個体によっては一気に究極体まで進化したとも言われています。それでも平時には元の成長期として過ごしていたそうです。」

「見た目としてはともかく、中身は逆だな? 私は進化するのではなく、元々の力を抑制されているのだからな。」

「そもそもとしてはリアルワールドへの影響を抑えることが第一でしたからね。それと、ホーリーエンジェモン、あなた自身の素行の問題でもありますからね!」

「…ちっ。」

「待て、他にも理由があったなら言っておいてくれ。下手に隠されて情報に齟齬が出ても困る。」

 

 テイルモンがチラとホーリーエンジェモンを伺う。が、今更草太からのホーリーエンジェモン評が変わることはないだろう。一人で納得して理由を告げる。

 

「知っての通りホーリーエンジェモンは荒っぽい上に、天使連からの指示も逆らいがちでした。今回のパンドラモン捜索についても、天使連としてはふさわしい人選になかなか悩んでいたようです。なにせホーリーエンジェモンは草太さんも知っての通り、かなりの札付きですからね。

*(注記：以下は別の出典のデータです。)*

__device__ __attribute__((noinline)) bool accept_exact(double x, double beta, double u, int f32) {
  return u <= rnd_cost(pow(x, -beta), f32);
}

__device__ __forceinline__ bool accept_move(int kind, double beta, double delta, double total, double u,
                                            int f32) {
  if (kind == 0) { TNCO_ACCEPT_PATH(0); return true; }
  if (delta <= 0) { TNCO_ACCEPT_PATH(0); return true; }
  if (kind == 1) { TNCO_ACCEPT_PATH(1); return u <= 0.0; }
  if (total == 0) { TNCO_ACCEPT_PATH(1); return u <= 0.0; }
  const double x = rnd_cost(1.0 + rnd_cost(delta / total, f32), f32);
  const float uf = (float)u, xf = (float)x, bf = (float)beta;
  const float lu = __log2f(uf), lx = __log2f(xf);
  const float lp = -bf * lx;
  const float margin = (fabsf(lp) + fabsf(lu)) * 2e-6f + fabsf(bf) * 3e-7f + 1e-5f;
  if (uf > 1e-30f && xf < 1e30f && fabsf(lp) < 1e30f && beta >= 0.0) {
#ifdef TNCO_CHECK_ACCEPT
    if (lu < lp - margin || lu > lp + margin) {
      const bool fast = lu < lp - margin;
      if (fast != accept_exact(x, beta, u, f32)) __builtin_trap();
      return fast;
    }
#else
    if (lu < lp - margin) { TNCO_ACCEPT_PATH(2); return true; }
    if (lu > lp + margin) { TNCO_ACCEPT_PATH(3); return false; }
#endif
  }
  TNCO_ACCEPT_PATH(4);
  return accept_exact(x, beta, u, f32);
}

#ifndef TNCO_WAVES_PER_SIMD
#define TNCO_WAVES_PER_SIMD 3
#endif
enum : int { S_BEGIN = 0, S_GOT_B = 1, S_GOT_HB = 2, S_GOT_B1 = 3, S_GOT_HA = 4, S_MOVE = 5, S_END = 6 };

struct WalkScal {
  double total, beta, pP, pO, pC, raC, rnC;
  int raL, raR, raP, rnL, rnR, rnP, raW, rnW;
  uint32_t n_moves, n_acc;
};
struct ColdState {
  double min_cost;
  uint32_t jmin, n_impr, n_full, n_rpick;
};
typedef TNCO_LDS volatile ColdState lds_cold;

#ifdef TNCO_PROFILE
#define TNCO_PROF_DECL unsigned long long pt_[5] = {0, 0, 0, 0, 0}, pa_[5] = {0, 0, 0, 0, 0}
#if TNCO_PROFILE == 2
#define TNCO_PROF_T(i)                                           \
  do {                                                           \
    if ((i) == 1) pt_[0] = __builtin_amdgcn_s_memtime();         \
    if ((i) == 2) pt_[4] = __builtin_amdgcn_s_memtime();         \
  } while (0)
#define TNCO_PROF_F(i) pt_[i] = __builtin_amdgcn_s_memtime()
#else
#define TNCO_PROF_T(i) pt_[i] = __builtin_amdgcn_s_memtime()
#define TNCO_PROF_F(i)
#endif
#define TNCO_PROF_ACC                                            \
  do {                                                           \
    pa_[0] += pt_[1] - pt_[0]; pa_[1] += pt_[2] - pt_[1];        \
    pa_[2] += pt_[3] - pt_[2]; pa_[3] += pt_[4] - pt_[3];        \
    pa_[4] += 1;                                                 \
  } while (0)
#define TNCO_PROF_OUT(rs) \
  for (int k_ = 0; k_ < 5; ++k_) (rs)->pad1[k_] += pa_[k_]
#else
#define TNCO_PROF_DECL
#define TNCO_PROF_T(i)
#define TNCO_PROF_F(i)
#define TNCO_PROF_ACC
#define TNCO_PROF_OUT(rs)
#endif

それでもホーリーエンジェモン以外に適任はいませんでした。なので、どうにか首輪をつける必要があったわけです。リアルワールドで好き勝手暴れ放題になった場合への対策として。」

「…お前どれだけ信用されてないんだよ。いや、テイルモンは元々は完全体だって言ってたよな?ホーリーエンジェモンもそうすればよかったんじゃないか?そうすれば元のシステムとも整合性取れるし。」

「私は元々そういうのが得意なだけで、誰もが進化や退化を簡単に出来るわけではないんです。だからこそ選ばれし子どもたちはすごかったわけですが。」

「そこは分かった。続きを頼む。そのパートナーデジモンが進化する云々についてだ。」

「まず、当然のことですけれど普通の成長期のデジモンが究極体に進化するだけの力、エネルギーを持っているわけがありません。そんな力があるならそもそも成長期のままでいる必要がありませんから。でも事実進化をしている。では、そのための進化エネルギーはどこにあるのか。

草太さんはどう思いますか?」

 

 そもそもとして草太はデジモンの進化を見たことがない。ここまでの話もややふんわりとした理解である。ただ、ホーリーエンジェモンをはじめ、これまで遭遇したデジモンは全て人を超越した力を持っていた。

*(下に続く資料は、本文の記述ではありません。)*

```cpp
typedef struct svgpu_vocabulary svgpu_vocabulary;
int svgpu_bow_vocabulary_upload(svgpu_ctx* ctx, int n_nodes, const int32_t* child_off, const int32_t* children, const uint8_t* node_desc,
                                const float* node_weight, const int32_t* word_id, svgpu_vocabulary** out);
void svgpu_bow_vocabulary_free(svgpu_vocabulary* vocab);
int svgpu_bow_transform(svgpu_ctx* ctx, const svgpu_vocabulary* vocab, const uint8_t* desc, int n, int node_level, int32_t* word_id,
                        float* weight, int32_t* node_id);
int svgpu_fbow_transform(svgpu_ctx* ctx, const svgpu_vocabulary* vocab, const uint8_t* desc, int n, int store_level, int k,
                         int32_t* word_id, float* weight, uint32_t* node_code);

#define SVGPU_BOW_SCORE_FBOW_L2 0
#define SVGPU_BOW_SCORE_DBOW2_L1 1
typedef struct svgpu_bowdb svgpu_bowdb;
int svgpu_bowdb_create(svgpu_ctx* ctx, int score_form, svgpu_bowdb** db);
void svgpu_bowdb_destroy(svgpu_bowdb* db);
int svgpu_bowdb_clear(svgpu_ctx* ctx, svgpu_bowdb* db);
int svgpu_bowdb_add(svgpu_ctx* ctx, svgpu_bowdb* db, int n_words, const uint32_t* words, const double* weights, int32_t* slot);
int svgpu_bowdb_erase(svgpu_ctx* ctx, svgpu_bowdb* db, int32_t slot);
int svgpu_bowdb_size(svgpu_bowdb* db, int* live_keyframes, long long* live_entries);
int svgpu_bowdb_diagnostics(svgpu_bowdb* db, long long* num_slots, long long* pool_capacity, long long* pool_used, long long* num_growths,
                            long long* num_compactions);
int svgpu_bowdb_query_stage_capacity(void);
int svgpu_bowdb_acquire(svgpu_ctx* ctx, svgpu_bowdb* db, int n_words, const uint32_t* words, const double* weights, float min_score, float ratio,
                        int n_reject, const int32_t* reject_slots, int cap, int32_t* out_slots, uint32_t* out_common, float* out_score, int32_t* n_out,
                        uint32_t* max_common);
int svgpu_bowdb_acquire_batch(svgpu_ctx* ctx, svgpu_bowdb* db, int num_queries, const int32_t* q_off, const uint32_t* words, const double* weights,
                              const float* min_score, float ratio, int n_reject, const int32_t* reject_slots, int cap, int32_t* out_slots,
                              uint32_t* out_common, float* out_score, int32_t* n_out, uint32_t* max_common);
int svgpu_bowdb_score(svgpu_ctx* ctx, svgpu_bowdb* db, int n_words, const uint32_t* words, const double* weights, int n, const int32_t* slots,
                      float* out_score);

int svgpu_stereo_match(svgpu_ctx* ctx_left, svgpu_ctx* ctx_right, const svgpu_keypoint* kps_left, const uint8_t* desc_left,
                       int n_left, const svgpu_keypoint* kps_right, const uint8_t* desc_right, int n_right,
                       float focal_x_baseline, float true_baseline, float* stereo_x_right, float* depths);

int svgpu_stereo_match_batch_device(svgpu_ctx* ctx_left, svgpu_ctx* ctx_right, int pairs, const svgpu_keypoint* kps_left_dev, const uint8_t* desc_left_dev,
                                    const int32_t* n_left_dev, const svgpu_keypoint* kps_right_dev, const uint8_t* desc_right_dev,
                                    const int32_t* n_right_dev, int cap, int n_stride, float focal_x_baseline, float true_baseline,
                                    float* stereo_x_right_dev, float* depths_dev, void* stream);

typedef struct svgpu_ba_problem {
    int32_t num_poses;
    int32_t num_points;
    int32_t num_obs;
    const double* pose_cw;
    const uint8_t* pose_fixed;
    const double* points;
    const uint8_t* point_fixed;
    const int32_t* obs_pose;
    const int32_t* obs_point;
    const float* obs_uvr;
    const float* obs_inv_sigma_sq;
    const float* obs_huber_delta;
    const double* intrinsics;
    int32_t num_first_iter;
    int32_t num_second_iter;
    double gain_threshold;
} svgpu_ba_problem;

typedef struct svgpu_ba_stats {
    double chi2_initial, chi2_final;
    int32_t iters_stage1, iters_stage2, stage2_entered, num_gated;
    int32_t lm_trials, cholesky_failures;
    double lambda_final;
    int32_t stopped_by_terminate_action;
    int32_t pcg_iterations;
} svgpu_ba_stats;

typedef enum svgpu_ba_solver {
    SVGPU_BA_SOLVER_AUTO = 0,
    SVGPU_BA_SOLVER_CHOLESKY = 1,
    SVGPU_BA_SOLVER_PCG = 2,
    SVGPU_BA_SOLVER_DENSE = 3,
    SVGPU_BA_SOLVER_PCG_MULTI = 4,
    SVGPU_BA_SOLVER_CHOLESKY_MFMA = 7,
    SVGPU_BA_SOLVER_ENVELOPE = 6
} svgpu_ba_solver;
int svgpu_ba_set_solver(svgpu_ctx* ctx, int solver, double pcg_tolerance, int pcg_max_iterations);

int svgpu_ba_last_envelope_plan(svgpu_ctx* ctx, int* info);

int svgpu_selftest_segmented_solve(int nP, int NB, const int* blk_ab, const double* Sblk, const double* g, int cuts, int world,
                                   double* x, int* info);

int svgpu_selftest_segmented_solve_rank(int nP, int NB, const int* blk_ab, const double* Sblk, const double* g, int cuts, int rank, int world,
                                        int (*allreduce)(void* user, double* buf, size_t count, void* stream), void* allreduce_user, double* x,
                                        int* info);

int svgpu_selftest_scan_sort(svgpu_ctx* ctx, int n, const int32_t* values, int32_t* scan_out, const uint32_t* keys, int bits, int32_t* sorted_idx);

int svgpu_local_ba(svgpu_ctx* ctx, const svgpu_ba_problem* problem, volatile uint8_t* stop, double* pose_out,
                   double* points_out, uint8_t* outlier_out, svgpu_ba_stats* stats);

int svgpu_pose_optimize(svgpu_ctx* ctx, const double* pose_cw, int n, const double* pos_w, const float* uvr,
                        const float* inv_sigma_sq, const float* huber_delta, const double* intrinsics ,
                        int num_trials_robust, int num_trials, int num_each_iter, int reset_stop_flag_each_round,
                        double* pose_out, uint8_t* outlier_flags, int* num_valid, int* lm_iterations);

int svgpu_pose_optimize_device(svgpu_ctx* ctx, const double* pose_cw, int n, const double* pos_w_dev, const float* uvr_dev,
                               const float* inv_sigma_sq_dev, const float* huber_delta_dev, const double* intrinsics, int num_trials_robust,
                               int num_trials, int num_each_iter, int reset_stop_flag_each_round, double* pose_out,
                               uint8_t* outlier_flags, int* num_valid, int* lm_iterations);

int svgpu_global_ba(svgpu_ctx* ctx, const svgpu_ba_problem* problem, volatile uint8_t* stop, double* pose_out,
                    double* points_out, svgpu_ba_stats* stats);

typedef int (*svgpu_allreduce_fn)(void* user, double* dev_buf, size_t count, void* stream);
int svgpu_local_ba_sharded(svgpu_ctx* ctx, const svgpu_ba_problem* shard, int rank, int world,
                           svgpu_allreduce_fn allreduce, void* allreduce_user, volatile uint8_t* stop, double* pose_out,
                           double* points_out, uint8_t* outlier_out, svgpu_ba_stats* stats);
int svgpu_global_ba_sharded(svgpu_ctx* ctx, const svgpu_ba_problem* shard, int rank, int world,
                            svgpu_allreduce_fn allreduce, void* allreduce_user, volatile uint8_t* stop, double* pose_out,
                            double* points_out, svgpu_ba_stats* stats);

int svgpu_ba_partition_keyframe_segments(const svgpu_ba_problem* problem, int world, int32_t* landmark_rank, int32_t* info);
int svgpu_ba_last_exchange(svgpu_ctx* ctx, int64_t* info);

int svgpu_comm_unique_id(uint8_t* id128);
int svgpu_comm_init(svgpu_ctx* ctx, int rank, int world, const uint8_t* id128);
void svgpu_comm_destroy(svgpu_ctx* ctx);
int svgpu_comm_allreduce_f64(svgpu_ctx* ctx, double* dev_buf, size_t count, void* stream);

#ifdef __cplusplus
}
#endif
#endif
```

stella_vslam_amd/csrc/orb_kernels.hip:

```cpp
#include "svgpu_internal.h"
#include "sv_trig.h"
#include <cstdlib>
#include <utility>

#pragma clang fp contract(off)

namespace {

__device__ __constant__ float c_pattern_f[1024] = {
#include "orb_pattern_i8.inc"
};

__device__ __forceinline__ int find_level(const OrbLevel* __restrict__ L, int num_levels, int idx, int OrbLevel::*first,
                                          int* local) {
    int lv = 0;
    for (int l = 0; l < num_levels; ++l) {
        const int f = L[l].*first;
        if (idx >= f) lv = l;
    }
    *local = idx - L[lv].*first;
    return lv;
}

__device__ __forceinline__ int reflect101(int p, int len) {
    if (len == 1) return 0;
    while (p < 0 || p >= len) p = p < 0 ? -p : 2 * (len - 1) - p;
    return p;
}

typedef unsigned short u16x2 __attribute__((ext_vector_type(2)));
__device__ __forceinline__ u16x2 as_u16x2(uint32_t v) { return __builtin_bit_cast(u16x2, v); }

__device__ __forceinline__ void xcd_frame_map(int per_frame, int batch, int& item, int& frame) {
    const int lin = blockIdx.x + blockIdx.y * gridDim.x;
    const int full = (batch / 8) * 8, lim = full * per_frame;
    if (lin < lim) {
        const int xcd = lin & 7, idx = lin >> 3;
        frame = (idx / per_frame) * 8 + xcd;
        item = idx % per_frame;
    }
    else {
        const int r = lin - lim;
        frame = full + r / per_frame;
        item = r % per_frame;
    }
}

__device__ __forceinline__ void sv_glds16(unsigned long long base, uint32_t voff, uint32_t lds_dst) {
    uint32_t keep;
    asm volatile("s_mov_b32 %0, m0\n\ts_mov_b32 m0, %3\n\ts_nop 2\n\tglobal_load_lds_dwordx4 %1, %2\n\ts_mov_b32 m0, %0"
                 : "=&s"(keep)
                 : "v"(voff), "s"(base), "s"(lds_dst)
                 : "memory");
}

__global__ __launch_bounds__(256) void k_resize(const uint8_t* __restrict__ src, size_t src_frame_stride, int src_pitch,
                                                int sw, uint8_t* __restrict__ dst, size_t dst_frame_stride, int dst_pitch,
                                                int dw, int dh, const short* __restrict__ xofs,
                                                const short2* __restrict__ xa, const short2* __restrict__ yofs,
                                                const short2* __restrict__ yb) {
    const int dy = blockIdx.y * 4 + threadIdx.y;
    const int dx0 = (blockIdx.x * 64 + threadIdx.x) * 4;
    if (dy >= dh || dx0 >= dw) return;
    const uint8_t* S = src + (size_t)blockIdx.z * src_frame_stride;
    const short2 yo = yofs[dy];
    const short2 bb = yb[dy];
    const uint8_t* S0 = S + (size_t)yo.x * src_pitch;
    const uint8_t* S1 = S + (size_t)yo.y * src_pitch;
    uint32_t packed = 0;
#pragma unroll
    for (int i = 0; i < 4; ++i) {
        const int dx = dx0 + i;
        if (dx < dw) {
            const int sx = xofs[dx];
            const short2 a = xa[dx];
            const int sx1 = min(sx + 1, sw - 1);
            const int r0 = S0[sx] * a.x + S0[sx1] * a.y;
            const int r1 = S1[sx] * a.x + S1[sx1] * a.y;
            const int v = ((((int)bb.x * (r0 >> 4)) >> 16) + (((int)bb.y * (r1 >> 4)) >> 16) + 2) >> 2;
            packed |= (uint32_t)(v & 255) << (8 * i);
        }
    }
    uint8_t* D = dst + (size_t)blockIdx.z * dst_frame_stride + (size_t)dy * dst_pitch + dx0;
    *reinterpret_cast<uint32_t*>(D) = packed;
}
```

 ただの人間にデジモンに与えられるほどの力があるとは思えない。選ばれし子供達という特殊な存在だとしてもだ。なら、進化するための力はデジモンから生まれることに間違いはないはずだ。デジモンと子供。このワンセットによって進化するための力が生み出される。セットが決まり条件は何か。相性が良ければいいのか?

 

「…人に力を貯めてるのか? つまり、デジモンが普段生み出すエネルギーのうち、自然に発散して消えるような余剰分が人に流れて蓄えられていく。で、いざという時に人に溜まった力が逆流してデジモンに還る。選ばれし子供にためられたエネルギーが一気に注ぎ込まれるから、進化する条件を満たす。選ばれし子供になるのは、子供とデジモンのパスを生成するのに相性が絡むから。どうだ?」

「…お見事です。草太さんの言う通り、進化するのに必要なエネルギーが、選ばれし子どもたちに蓄えられていると天使連の技術者は考えたわけです。ただその仕組みの再現にはかなり苦労したようです。当然のことながら、選ばれし子供にも協力を仰いでのシステム構築ですが、不確定要素があまりにも多かったんですね。とはいえ曲がりなりにも余剰となる力を送るためのシステムとしては完成してましたから、今回ホーリーエンジェモンの暴走対策に採用されたというわけです。まあ、草太さんとホーリーエンジェモンが使うまではここまで機能するとは考えていなかったようですけども。」

「とんだモルモットだったわけか。」

「で、肝心の距離を伸ばすってのはどうなんだ?」

「…まあ、なんといいますか、再現できただけすごいシステムなんですよね。ふたりともそう思うでしょう?思いますよね??」

 

 ホーリーエンジェモンが舌打ちをかます。草太も流石にため息を吐く。

 

「色々手を入れてもらってはいるんですが…。何分人とデジモンを繋ぐのは相性次第なところがあるみたいでして…。」

「なら、例えば俺と他の人、誰かを繋げて大容量のタンクにとかできないのか?」

「それは無理でしょうね。人同士の場合は力よりも意識の割合が大きくなりますから。全く別のことを考えている人を繋いでもノイズになるだけだと思います。人とデジモンだと、種族の差がフィルタの役割してくれるのでそのあたりの調整は必要ないみたいですけれどね。」

「ま、そんなにうまくはいかないか。」

 

 お茶うけにした漬物を口に放り込む。ポリポリと気持ちのいい音がする。釣られたようにテイルモンも箸を伸ばす。

 ちなみに漬物自体はホーリーエンジェモンが一本漬けしたものだ。食通気取りは伊達ではなく、いい塩梅に塩っ気が利いていてついつい食べ過ぎてしまう。

 

「実際のところ、もし上空から降りてこないデジモンが現れた場合、ホーリーエンジェモンが草太さんを抱えて飛ぶことになるんでしょうね。」

 

 漬物を食べる片手間にテイルモンが二人にとっての爆弾発言を放り込む。

 絵面を想像してぞっとする。ホーリーエンジェモンに抱えられるなどまっぴら御免だ。ホーリーエンジェモンも盛大に顔を顰めている。

 

「嫌そうですね…。なら、足にでもぶら下がりますか?」

「命綱無しでぶら下がるのはぞっとしないな…。」

 

 結局その後も大した案は出ずに解散となるのだった。

 

 




※独自解釈による設定です。念のため。